Em novembro de 2015, a Companhia Ambiental do Estado de São Paulo (Cetesb) já havia aplicado penalidade (advertência) por ter encontrado no pátio da Secretaria Municipal de Serviços Urbanos, dentre outras coisas, “instalação e operação ilegal de um transbordo/aterro de resíduos sólidos diversos na área e disposição inadequada de resíduos sólidos diversos”.

De lá para cá, diversas foram as vezes que o Gazeta Regional trouxe reportagens sobre a situação irregular do transbordo. Embora já tenha ingressado com a solicitação de licença, a Prefeitura insistiu em atuar na clandestinidade por pelo menos um ano.

De acordo com a Cetesb, “a operação de tal empreendimento sem as devidas licenças ambientais não permite, do ponto de vista jurídico, a concessão de quaisquer prazos para correção de irregularidades, cabendo ao autuado diligenciar no sentido de cumprimento das exigências de imediato”.

Nesse sentido, caberia à administração municipal paralisar as atividades de transbordo desde o ano passado.
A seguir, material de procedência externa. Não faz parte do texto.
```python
_SIGNATURES = {
    "mmdit_abi_version": ([], _i),
    "mmdit_struct_size": ([_i], _i),
    "mmdit_build_arch": ([], ctypes.c_char_p),
    "mmdit_gemm": ([ctypes.POINTER(GemmArgs), _vp], _i),
    "mmdit_gemm_grouped": ([ctypes.POINTER(GemmArgs), _i, _vp], _i),
    "mmdit_gemm_plan": ([ctypes.POINTER(GemmArgs), _i], _i),
    "mmdit_gemm_set_workspace": ([_vp, ctypes.c_longlong], _i),
    "mmdit_debug_occupy": ([_i, ctypes.c_longlong, _vp], _i),
# ... 39 lines not shown
    "mmdit_vae_softmax_rows": ([_vp, _i, _i, _i, ctypes.c_float, _vp, _vp], _i),
    "mmdit_vae_attn_fwd": ([_vp, _vp, _vp, _i, _i, _i, _i, _f, _vp, _vp], _i),
    "mmdit_patchify": ([_vp, _i, _i, _i, _i, _i, _vp, _i, _vp], _i),
    "mmdit_unpatchify": ([_vp, _i, _i, _i, _i, _i, _vp, _i, _vp], _i),
    "mmdit_time_embed_fwd": ([_vp, _vp, _vp, _i, _i, _vp, _i, _vp], _i),
    "mmdit_time_embed_bwd": ([_vp, _i, _vp, _vp, _vp, _i, _i, _vp, _vp], _i),
    "mmdit_grad_sumsq": ([_vp, _vp, _vp, _i, _vp, _vp], _i),
    "mmdit_clip_coef": ([_vp, _i, _vp, _f, _vp, _vp], _i),
    "mmdit_adamw_step": ([_vp, _vp, _vp, _i, _vp, _vp, _d, _d, _d, _d, _d, _vp], _i),
    "mmdit_adamw_step_dlr": ([_vp, _vp, _vp, _i, _vp, _vp, _vp, _d, _d, _d, _d, _vp], _i),
    "mmdit_cast_multi": ([_vp, _vp, _vp, _i, _vp], _i),
}
_EXT_SIGNATURES = {
    "mmdit_attn_fwd_e4m3": ([_vp, _vp, _vp, _i, _i, _i, _i, _f, _vp, _vp, _vp, _vp, _vp], _i),
}
ATTN_E4M3_KEY_TILE, ATTN_E4M3_QUERY_TILE = 64, 128
ADAMW_CHUNK = 65536
ABI_VERSION = 10
_STRUCTS = [("mmdit_gemm_args", GemmArgs), ("mmdit_ln_fwd_problem", LnFwdProblem), ("mmdit_ln_bwd_problem", LnBwdProblem),
            ("mmdit_qk_problem", QkProblem), ("mmdit_mlp_bwd_problem", MlpBwdProblem), ("mmdit_adamw_tensor", None), ("mmdit_cast_tensor", None), ("mmdit_qk_epilogue", QkEpilogue)]

_lib = None


def declared_symbols():
    with open(HEADER_PATH) as f:
        txt = f.read()
    return sorted(set(re.findall(r"\b(mmdit_[a-z0-9_]+)\s*\(", txt)) - {"mmdit_stream_t"})


def declared_ext_symbols():
    with open(HEADER_EXT_PATH) as f:
        txt = f.read()
    return sorted(set(re.findall(r"\b(mmdit_[a-z0-9_]+)\s*\(", txt)) - {"mmdit_stream_t"})


def lib():
    global _lib
    if _lib is None:
        if not os.path.exists(LIB_PATH):
            raise RuntimeError(
                f"{LIB_PATH} is missing: build it with `python __graft_entry__.py build` "
                "(hipcc --offload-arch=gfx950).  There is no PyTorch/CPU fallback for the MMDiT hot path.")
        try:
            import torch
            if torch.cuda.is_available():
                torch.cuda.init()
        except ImportError:
            pass
        L = ctypes.CDLL(LIB_PATH)
        for name, (argtypes, restype) in list(_SIGNATURES.items()) + list(_EXT_SIGNATURES.items()):
            fn = getattr(L, name)
            fn.argtypes = argtypes
            fn.restype = restype
        if L.mmdit_abi_version() != ABI_VERSION:
            raise RuntimeError(f"{LIB_PATH}: ABI version {L.mmdit_abi_version()}, this binding is written for {ABI_VERSION}: rebuild (python __graft_entry__.py build)")
        for which, (name, struct) in enumerate(_STRUCTS):
            if struct is not None and L.mmdit_struct_size(which) != ctypes.sizeof(struct):
                raise RuntimeError(f"{LIB_PATH}: sizeof({name}) = {L.mmdit_struct_size(which)}, the binding's ctypes mirror has {ctypes.sizeof(struct)} bytes")
        _lib = L
    return _lib


ERR_ARG, ERR_DTYPE, ERR_SHAPE = -1, -2, -3


# ... 5 lines not shown
```

stable-diffusion-3-from-scratch_amd/build.py:

```python
import hashlib
import os
import subprocess
import sys
from concurrent.futures import ThreadPoolExecutor

HERE = os.path.dirname(os.path.abspath(__file__))
CSRC = os.path.join(HERE, "csrc")
LIB = os.path.join(HERE, "libmmdit_hip.so")
HEADER = os.path.join(HERE, "..", "include", "mmdit_hip.h")
HEADER_EXT = os.path.join(HERE, "..", "include", "mmdit_hip_ext.h")
SOURCES = ["gemm.hip", "gemm_dma.hip", "gemm_lean.hip", "gemm8p.hip", "gemm8p_inf.hip", "rowops.hip", "attention.hip", "attention_e4m3.hip", "vae.hip", "vae_attn.hip", "optim.hip"]
HIPCC = os.environ.get("HIPCC", "/opt/rocm/bin/hipcc")
FLAGS = ["--offload-arch=gfx950", "-O3", "-std=c++17", "-fPIC"] + os.environ.get("MMDIT_EXTRA_HIPCC_FLAGS", "").split()
SOURCE_FLAGS = {"vae_attn.hip": ["-mllvm", "-amdgpu-mfma-vgpr-form=1"]}


def _sha(paths, extra=""):
    h = hashlib.sha256(extra.encode())
    for p in paths:
        with open(p, "rb") as f:
            h.update(os.path.basename(p).encode() + b"\0" + f.read() + b"\0")
    return h.hexdigest()


def _read(path):
    try:
        with open(path) as f:
            return f.read().strip()
    except OSError:
        return None


def source_hash(src):
    headers = sorted(os.path.join(CSRC, f) for f in os.listdir(CSRC) if f.endswith(".h")) + [HEADER, HEADER_EXT]
    if src == "gemm8p_inf.hip":
        headers.append(os.path.join(CSRC, "gemm8p.hip"))
    return _sha([os.path.join(CSRC, src)] + headers, " ".join([HIPCC] + FLAGS + SOURCE_FLAGS.get(src, [])))


def build(force: bool = False, verbose: bool = False) -> str:
    want = {src: source_hash(src) for src in SOURCES}

    def cc(src):
        obj = os.path.join(CSRC, src.replace(".hip", ".o"))
        if not force and os.path.exists(obj) and _read(obj + ".sha") == want[src]:
            return obj, False
        cmd = [HIPCC] + FLAGS + SOURCE_FLAGS.get(src, []) + ["-c", os.path.join(CSRC, src), "-o", obj]
        if verbose:
            print(" ".join(cmd), flush=True)
# ... 27 lines not shown
```

stable-diffusion-3-from-scratch_amd/csrc/rowops.hip:

```cpp
#include "common.h"
#include <float.h>

namespace {

constexpr float LN_EPS = 1e-5f;
constexpr float RMS_EPS = FLT_EPSILON;

__device__ __forceinline__ float bf16_round(float x) { return __builtin_bit_cast(float, pack_bf2(x, 0.f) << 16); }

template <int NITX, typename TO, typename TA, bool RES, bool MX = false>
__device__ __forceinline__ void ln_mod_fwd_body(int block, const float* __restrict__ x, const float* __restrict__ scale, const float* __restrict__ shift,
                                                int64_t ld_mod, int rows, int d, int rpb, TO* __restrict__ out,
                                                float* __restrict__ mean_o, float* __restrict__ rstd_o,
                                                const TA* __restrict__ acc, const float* __restrict__ gate, int64_t ld_gate, float* __restrict__ xo,
                                                unsigned char* __restrict__ mx_scales) {
  constexpr int NIT = NITX < 0 ? -NITX : NITX;
  constexpr bool EXACT = NITX < 0;
  const int lane = threadIdx.x & 63, row = block * 4 + (threadIdx.x >> 6);
  if (row >= rows) return;
  const int nch = d >> 2;
  const int b = row / rpb;
  const float* xr = x + (int64_t)row * d;
  float v[NIT][4];
  float s = 0.f;
// ... 865 lines not shown
  __syncthreads();
  if (rl == 0 && c < cols && dbias) dbias[(int64_t)blockIdx.y * cols + c] += sb[0][cl] + sb[1][cl] + sb[2][cl] + sb[3][cl];
}

template <typename TI, typename TO>
__global__ void cast_kernel(const TI* __restrict__ src, TO* __restrict__ dst, int64_t n) {
  const int64_t n8 = n >> 3;
  for (int64_t i = (int64_t)blockIdx.x * blockDim.x + threadIdx.x; i < n8; i += (int64_t)gridDim.x * blockDim.x) {
    float v[8];
    ld8(src + i * 8, v);
    st8(dst + i * 8, v);
  }
  if (blockIdx.x == 0 && threadIdx.x < (n & 7)) io<TO>::st(dst + n8 * 8 + threadIdx.x, io<TI>::ld(src + n8 * 8 + threadIdx.x));
}

template <typename TI, typename TO, bool TO_TOKENS>
__global__ void patch_kernel(const TI* __restrict__ src, TO* __restrict__ dst, int batch, int ch, int H, int W) {
  const int W2 = W >> 1, H2 = H >> 1;
  const int64_t total = (int64_t)batch * ch * H * W2;
  for (int64_t g = (int64_t)blockIdx.x * blockDim.x + threadIdx.x; g < total; g += (int64_t)gridDim.x * blockDim.x) {
    const int j = (int)(g % W2); int64_t r = g / W2;
    const int y = (int)(r % H); r /= H;
    const int c = (int)(r % ch); const int64_t b = r / ch;
    const int64_t img_off = ((b * ch + c) * H + y) * W + 2 * j;
    const int64_t tok_off = ((b * H2 + (y >> 1)) * W2 + j) * (int64_t)(ch * 4) + c * 4 + (y & 1) * 2;
    if (TO_TOKENS) { io<TO>::st(dst + tok_off, io<TI>::ld(src + img_off)); io<TO>::st(dst + tok_off + 1, io<TI>::ld(src + img_off + 1)); }
    else { io<TO>::st(dst + img_off, io<TI>::ld(src + tok_off)); io<TO>::st(dst + img_off + 1, io<TI>::ld(src + tok_off + 1)); }
  }
}

// ... 592 lines not shown
  else if (x_dtype == MMDIT_BF16) hipLaunchKernelGGL((fp8_quant_kernel<bf16_t>), grid, dim3(256), 0, s, (const bf16_t*)x, n / 8, amax, (uint2*)q_fp8, scale);
  else return MMDIT_ERR_DTYPE;
  return mmdit_launch_status();
}

extern "C" int mmdit_cast(const void* src, int src_dtype, void* dst, int dst_dtype, int64_t n, mmdit_stream_t stream) {
  MMDIT_CHECK_ARG(src && dst && n > 0);
  hipStream_t s = (hipStream_t)stream;
  dim3 grid(grid_cap(n / 8 + 1, 256));
  if (src_dtype == MMDIT_F32 && dst_dtype == MMDIT_BF16) hipLaunchKernelGGL((cast_kernel<float, bf16_t>), grid, dim3(256), 0, s, (const float*)src, (bf16_t*)dst, n);
  else if (src_dtype == MMDIT_BF16 && dst_dtype == MMDIT_F32) hipLaunchKernelGGL((cast_kernel<bf16_t, float>), grid, dim3(256), 0, s, (const bf16_t*)src, (float*)dst, n);
  else return MMDIT_ERR_DTYPE;
  return mmdit_launch_status();
}

template <bool TO_TOKENS>
static int patch_dispatch(const void* src, int sdt, void* dst, int ddt, int batch, int ch, int H, int W, mmdit_stream_t stream) {
  MMDIT_CHECK_ARG(src && dst && batch > 0 && ch > 0 && H > 0 && W > 0 && H % 2 == 0 && W % 2 == 0);
  hipStream_t s = (hipStream_t)stream;
  dim3 grid(grid_cap((int64_t)batch * ch * H * (W / 2), 256));
#define PK(TI, TO) hipLaunchKernelGGL((patch_kernel<TI, TO, TO_TOKENS>), grid, dim3(256), 0, s, (const TI*)src, (TO*)dst, batch, ch, H, W)
  if (sdt == MMDIT_F32 && ddt == MMDIT_F32) PK(float, float);
  else if (sdt == MMDIT_F32 && ddt == MMDIT_BF16) PK(float, bf16_t);
  else if (sdt == MMDIT_BF16 && ddt == MMDIT_BF16) PK(bf16_t, bf16_t);
  else if (sdt == MMDIT_BF16 && ddt == MMDIT_F32) PK(bf16_t, float);
  else return MMDIT_ERR_DTYPE;
#undef PK
  return mmdit_launch_status();
}
extern "C" int mmdit_patchify(const void* img, int img_dtype, int batch, int ch, int H, int W, void* tokens, int tok_dtype, mmdit_stream_t st) {
// ... 24 lines not shown
```

stable-diffusion-3-from-scratch_amd/engine.py:

```python
from types import SimpleNamespace as NS

import torch

from . import _lib, ops
from ._lib import ACT_SILU, PREC_BF16, PREC_SPLIT

F32 = torch.float32
BF16 = torch.bfloat16


class Mode:
    def __init__(self, fast: bool = True, fp8: bool = False, mx: bool = False):
        self.fast = fast
        self.fp8 = fp8
        self.mx = mx
        self.T = BF16 if fast else F32
        self.prec = PREC_BF16 if fast else PREC_SPLIT
        self.attn_mode = 0 if fast else 1
        self.attn_e4m3 = False
        self._q = {}

    def act(self, t):
        return t if t.dtype == self.T else ops.cast(t, self.T)

# ... 336 lines not shown
    else:
        C2 = Pending(sv.C1)
    if not lazy:
        X2, C2 = X2.value(), C2.value()
    return X2, C2, sv


_LN_PAIR = _lib.experiment("MMDIT_LN_PAIR", "1") != "0"
_MX_FUSE = _lib.experiment("MMDIT_MX_FUSE", "1") != "0"
_BATCH_WMOD = _lib.experiment("MMDIT_BATCH_WMOD", "1") != "0"
_QKV_FUSE = _lib.experiment("MMDIT_QKV_FUSE", "1") != "0"
_QKV_RAW = _lib.experiment("MMDIT_QKV_RAW", "0") == "1"
_QK_FUSE = _lib.experiment("MMDIT_ATTN_QK_FUSE", "1") != "0"
_FUSE_SWIGLU_BWD = _lib.experiment("MMDIT_FUSE_SWIGLU_BWD", "1") != "0"
_FUSE_GATE = _lib.experiment("MMDIT_FUSE_GATE", "1") != "0"


def _qk_bwd_two_pass(m, w, sv, g, dOx, dOc, dims, rope, dev):
    B, N, Mt, H, d = dims
    S = N + Mt
    if w.kv_merge:
        dQ, dK, dV = ops.attn_bwd(sv.Q, sv.K, sv.V, sv.Ox, sv.Oc, dOx, dOc, sv.lse, N, 64 ** -0.5, m.T, s_kv=S // 2)
        return ops.qk_norm_rope_bwd_merge_pair(dQ, dK, dV, (sv.qkv_x, w.wq_x, w.wk_x, rope[0], rope[1], N, 0, g.wq_x, g.wk_x),
                                               (sv.qkv_c, w.wq_c, w.wk_c, None, None, Mt, N, g.wq_c, g.wk_c), B, H, S, m.T)
    dQ, dK, dV = ops.attn_bwd(sv.Q, sv.K, sv.V, sv.Ox, sv.Oc, dOx, dOc, sv.lse, N, 64 ** -0.5, m.T)
    if _LN_PAIR and dev.type == "cuda":
        return ops.qk_norm_rope_bwd_pair(dQ, dK, dV, (sv.qkv_x, w.wq_x, w.wk_x, rope[0], rope[1], N, 0, g.wq_x, g.wk_x),
                                         (sv.qkv_c, w.wq_c, w.wk_c, None, None, Mt, N, g.wq_c, g.wk_c), B, H, S, m.T)
    dqkv_x = ops.qk_norm_rope_bwd(dQ, dK, dV, sv.qkv_x, w.wq_x, w.wk_x, rope[0], rope[1], B, N, H, S, 0, g.wq_x, g.wk_x, m.T)
    dqkv_c = ops.qk_norm_rope_bwd(dQ, dK, dV, sv.qkv_c, w.wq_c, w.wk_c, None, None, B, Mt, H, S, N, g.wq_c, g.wk_c, m.T)
# ... 4 lines not shown
    B, N, Mt, H, d = dims
    both = not w.last
    ms = _mod_views(sv.mod, d, w.last)
    g = NS(mlp_x=NS(), mlp_c=NS() if both else None)
    hx = sv.gu_x.shape[1]
    nb = 2 if both else 1
    shapes = [(nb * d,), (hx,), (64,), (64,), (64,), (64,)] + ([(sv.gu_c.shape[1],)] if both else []) + ([] if defer_cond else [(d,)])
    npar = len(shapes)
    shapes += [tuple(sv.mod.shape), (B, nb * d)]
    zs, small_arena = _zeros_views(shapes, dev, prefix=npar)
    st = NS(g=g, ms=ms, zs=zs, npar=npar, small_arena=small_arena, both=both)
    st.bdown, g.mlp_x.bup, g.wq_x, g.wk_x, g.wq_c, g.wk_c = zs[:6]
    if not defer_cond:
        g.by = zs[npar - 1]
    st.dmod, st.bpart = zs[npar], zs[npar + 1]
    g.mlp_x.bdown = st.bdown[:d]
    if both:
        g.mlp_c.bdown, g.mlp_c.bup = st.bdown[d:], zs[6]
    st.dms = _mod_views(st.dmod, d, w.last)
    st.req_x = (sv.acc_mx, ms.gate2x, st.dms.gate2x, st.bpart[:, :d])
    st.req_c = (sv.acc_mc, ms.gate2c, st.dms.gate2c, st.bpart[:, d:]) if both else None
    return st
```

Ao contrário disso, o terreno público continua sendo utilizado de forma irregular, tendo o jornal flagrado o despejo de resíduos sólidos no local depois de uma semana da aplicação das multas.

 

Multas

De acordo com informações da Cetesb, no dia 25 de novembro, o órgão voltou a constatar a operação de transbordo, bem como o recebimento de resíduos sólidos diversos (terra, pneus, concreto, ferragens, restos de móveis, plásticos, papéis, madeira, restos de carpinagem/podas).

“Diante disso, tendo em vista que ainda não foi protocolizado [até aquela data] o pedido de licenciamento ambiental do transbordo de resíduos da municipalidade, foram lavrados dois Autos de Infração – Imposição de Penalidade de Multa: um por estar operando sem as devidas licenças ambientais e outro por ter disposto inadequadamente resíduos sólidos diversos na área em pauta”, informou o órgão estadual.

A pedido do jornal, a Cetesb detalhou os autos de infração. “AIIPM nº 30001807, de 30.11.2016, no valor de 650 Unidades Fiscais do Estado de São Paulo (UFESP), cujo valor unitário é de R$ 23,55, totalizando R$ 15.307,50, por estar operando a área de transbordo de lixo sem as devidas Licenças ambientais; AIIPM Nº 30001808, de 30.11.2016, no valor de 650 UFESPs, no valor total de R$ 15.307,50, por ter disposto inadequadamente resíduos sólidos diversos na área objeto da autuação, podendo tornar as águas, o ar ou o solo impróprios, nocivos ou ofensivos à saúde, inconvenientes ao bem-estar público, danosos aos materiais, à fauna e à flora, prejudiciais à segurança, ao uso e gozo da propriedade, bem como às atividades normais da comunidade”.